Reading is even simpler:
import json
records = [
{
"name": "Voltaire",
"born": 1694,
"places": ["Paris", "Cirey", "Ferney"],
"correspondents": {"Émilie": 192, "Diderot": 8},
},
]
with open("writers.json", "w", encoding="utf-8") as f:
json.dump(records, f, indent=2, ensure_ascii=False)
with open("writers.json", "r", encoding="utf-8") as f:
records = json.load(f)
print(records)
You get back the same list of dictionaries you wrote.
JSONL — one JSON object per line
For long-running scrapers and large datasets, JSONL (also called NDJSON) is the format to know. Each line of the file is one valid JSON object.
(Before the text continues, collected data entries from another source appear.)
+constexpr int LATB_WAVES = 8, LATB_THREADS = 64 * LATB_WAVES;
+constexpr int LATB_NKS = 14;
+constexpr int LATB_NB = 4;
+constexpr int LATB_FU = 6;
+constexpr int LATB_HC = 12;
+constexpr int LATB_MAXTAB = 1024;
+constexpr int LATB_SROW = LATB_NKS * 64 + 16;
+constexpr int LATB_HROW = 128 + 16;
+constexpr int LATB_DZLD = 36;
+constexpr int LATB_OFF_WH = 32 * LATB_SROW;
+constexpr int LATB_OFF_TAB = LATB_OFF_WH + 2 * 256 * LATB_HROW;
+constexpr int LATB_OFF_DT = LATB_OFF_TAB + 2 * 4 * 256 * 4;
+constexpr int LATB_OFF_SCR = LATB_OFF_DT + LATB_MAXTAB * 4;
+constexpr int LATB_SCR_F = 16 * 48 * 4;
+constexpr int LATB_SCR = LATB_SCR_F + 16 * LATB_HROW;
+constexpr int LATB_LDS = LATB_OFF_SCR + LATB_WAVES * LATB_SCR;
+static_assert(16 * LATB_DZLD * 4 <= LATB_SCR_F, "the dz image lies in the d_heads image");
+static_assert(LATB_WAVES * 2 * 2 * 256 * 4 <= 2 * 256 * LATB_HROW, "the final sums lie in the heads operand");
+static_assert(LATB_LDS <= 160 * 1024, "LDS of one CU");
+
+struct LatbEnc {
+    const bf16* y; long ldy; const uint8_t* mask; long ldm; float inv_keep;
+    const float* tab[4];
+    const bf16* wt; long ldwt;
+    bf16* d; long ldd; double* stat1; double* stat2;
+    int nb;
+};
+struct LatbArgs {
+    LatbEnc e[2];
+    int B, L, n_mod, S, copies, nks, nslabs;
+    const bf16* d0; long ldd0; const bf16* wts; long ldwts;
+    const float* g_mu; const float* g_lv; const float* eps; const float* logvar;
+    float* d_heads; float* d_table; const long long* site;
+};
+
+__device__ __forceinline__ void rows_sum2_into(float u, float v, float sel, float& t1, float& t2) {
+    asm volatile("s_nop 1\n\t"
+                 "v_add_f32_dpp %0, %0, %0 row_ror:8 row_mask:0xf bank_mask:0xf\n\tv_add_f32_dpp %1, %1, %1 row_ror:8 row_mask:0xf bank_mask:0xf\n\ts_nop 1\n\t"
+                 "v_add_f32_dpp %0, %0, %0 row_ror:4 row_mask:0xf bank_mask:0xf\n\tv_add_f32_dpp %1, %1, %1 row_ror:4 row_mask:0xf bank_mask:0xf\n\ts_nop 1\n\t"
+                 "v_add_f32_dpp %0, %0, %0 row_ror:2 row_mask:0xf bank_mask:0xf\n\tv_add_f32_dpp %1, %1, %1 row_ror:2 row_mask:0xf bank_mask:0xf\n\ts_nop 1\n\t"
+                 "v_add_f32_dpp %0, %0, %0 row_ror:1 row_mask:0xf bank_mask:0xf\n\tv_add_f32_dpp %1, %1, %1 row_ror:1 row_mask:0xf bank_mask:0xf\n\t"
+                 "v_fmac_f32 %2, %0, %4\n\tv_fmac_f32 %3, %1, %4"
+                 : "+v"(u), "+v"(v), "+v"(t1), "+v"(t2) : "v"(sel));
+}
+
+__global__ __launch_bounds__(LATB_THREADS) void latent_bwd_kernel(const LatbArgs a) {
+    extern __shared__ __attribute__((aligned(16))) unsigned char smem[];
+    const int tid = threadIdx.x, lane = tid & 63, wid = tid >> 6;
+    const int li = lane & 15, lg = lane >> 4;
+    float* const stab = (float*)(smem + LATB_OFF_TAB);
+    float* const sdt = (float*)(smem + LATB_OFF_DT);
+    unsigned char* const scr = smem + LATB_OFF_SCR + wid * LATB_SCR;
+    float* const sf = (float*)scr;
+    unsigned char* const sa = scr + LATB_SCR_F;
+    const int L = a.L, L2 = 2 * a.L;
+    const float inv_n = 1.f / (float)a.n_mod;
+    const int total = a.B * L, total2 = a.B * L2;
+
+
+    bf16x8 rd0[LATB_NKS];
+    float gm_r[LATB_FU], gl_r[LATB_FU], ep_r[LATB_FU], lv_r[LATB_FU];
+    long long site_r = 0;
+    auto fetch_d0 = [&](int slab) __attribute__((always_inline)) {
+        const unsigned ro = (unsigned)min(slab * 16 + li, a.B - 1) * (unsigned)a.ldd0 + (unsigned)(8 * lg);
+#pragma unroll
+        for (int j = 0; j < LATB_NKS; ++j) rd0[j] = *(const bf16x8*)(a.d0 + (ro + 32u * (unsigned)min(j, a.nks - 1)));
+    };
+    const float* const gmp = a.g_mu ? a.g_mu : a.eps;
+    const float* const glp = a.g_lv ? a.g_lv : a.eps;
+    auto fetch_fu = [&](int slab) __attribute__((always_inline)) {
+#pragma unroll
+        for (int i = 0; i < LATB_FU; ++i) {
+            const int idx = min(slab * 16 * L + lane + 64 * i, total - 1);
+            ep_r[i] = a.eps[idx]; lv_r[i] = a.logvar[idx]; gm_r[i] = gmp[idx]; gl_r[i] = glp[idx];
+        }
+        if (a.d_table) site_r = a.site[min(slab * 16 + li, a.B - 1)];
+    };
+
+    const int nw = gridDim.x * LATB_WAVES;
+    int slab = blockIdx.x * LATB_WAVES + wid;
+    const bool any = slab < a.nslabs;
+    if (any) { fetch_d0(slab); fetch_fu(slab); }
+
+    stage_rows<LATB_THREADS>(smem, LATB_SROW, a.wts, a.ldwts, 32, a.nks * 4, tid, [](int x) { return x; });
+#pragma unroll
+    for (int e = 0; e < 2; ++e) {
+        if (a.e[e].nb == 0) continue;
+        stage_rows<LATB_THREADS>(smem + LATB_OFF_WH + e * 256 * LATB_HROW, LATB_HROW, a.e[e].wt, a.e[e].ldwt, 64 * a.e[e].nb, 8, tid,
+                                 [](int x) { return (x & ~63) + EpiCols<true>::wrow(x & 63); });
+#pragma unroll
+        for (int w = 0; w < 4; ++w)
+            for (int col = tid; col < 64 * a.e[e].nb; col += LATB_THREADS) stab[(e * 4 + w) * 256 + col] = a.e[e].tab[w][col];
+    }
+    if (a.d_table) for (int i = tid; i < a.S * L2; i += LATB_THREADS) sdt[i] = 0.f;
+    for (int i = lane; i < 16 * LATB_HROW / 16; i += 64) ((uint4*)sa)[i] = uint4{0u, 0u, 0u, 0u};
+    __syncthreads();
+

You can append to it as you go without rewriting the whole file:
import json
records = [
{"name": "Voltaire", "born": 1694},
{"name": "Émilie", "born": 1706},
]
with open("scraped.jsonl", "a", encoding="utf-8") as f:
for record in records:
f.write(json.dumps(record, ensure_ascii=False) + "\n")
print("wrote", len(records), "records")
Reading streams the file:
import json
records = [
{"name": "Voltaire", "born": 1694},
{"name": "Émilie", "born": 1706},
]
with open("scraped.jsonl", "w", encoding="utf-8") as f:
for record in records:
f.write(json.dumps(record, ensure_ascii=False) + "\n")
with open("scraped.jsonl", "r", encoding="utf-8") as f:
records = [json.loads(line) for line in f]
print(records)
This is the format every modern data pipeline uses for logs and scrape outputs. Tools like jq, polars, and pandas all read it natively. Once a scrape gets past a few hundred records, JSONL is a much better choice than a single growing JSON list.
Picking a format
A short rule of thumb:
| Your data is… | Use |
|---|---|
| free-form text (transcripts, articles) | plain .txt |
| flat rows with consistent columns | CSV |
| nested or variable-shape records | JSON |
| a long, growing log of records | JSONL |
| something you’ll edit by hand later | the most readable of the above |
| something a colleague will open in Excel | CSV |
When you’re comfortable, Lesson 29 covers the last format you’ll meet often: XML.
Running the code
csv, json, and pathlib all ship with Python — nothing to install. Save any snippet from this lesson to a file — say try.py — and run it from your project folder:
uv run try.py
uv run uses the project’s Python automatically; no virtualenv to activate. If you haven’t set the project up yet, Lesson 01 walks through it.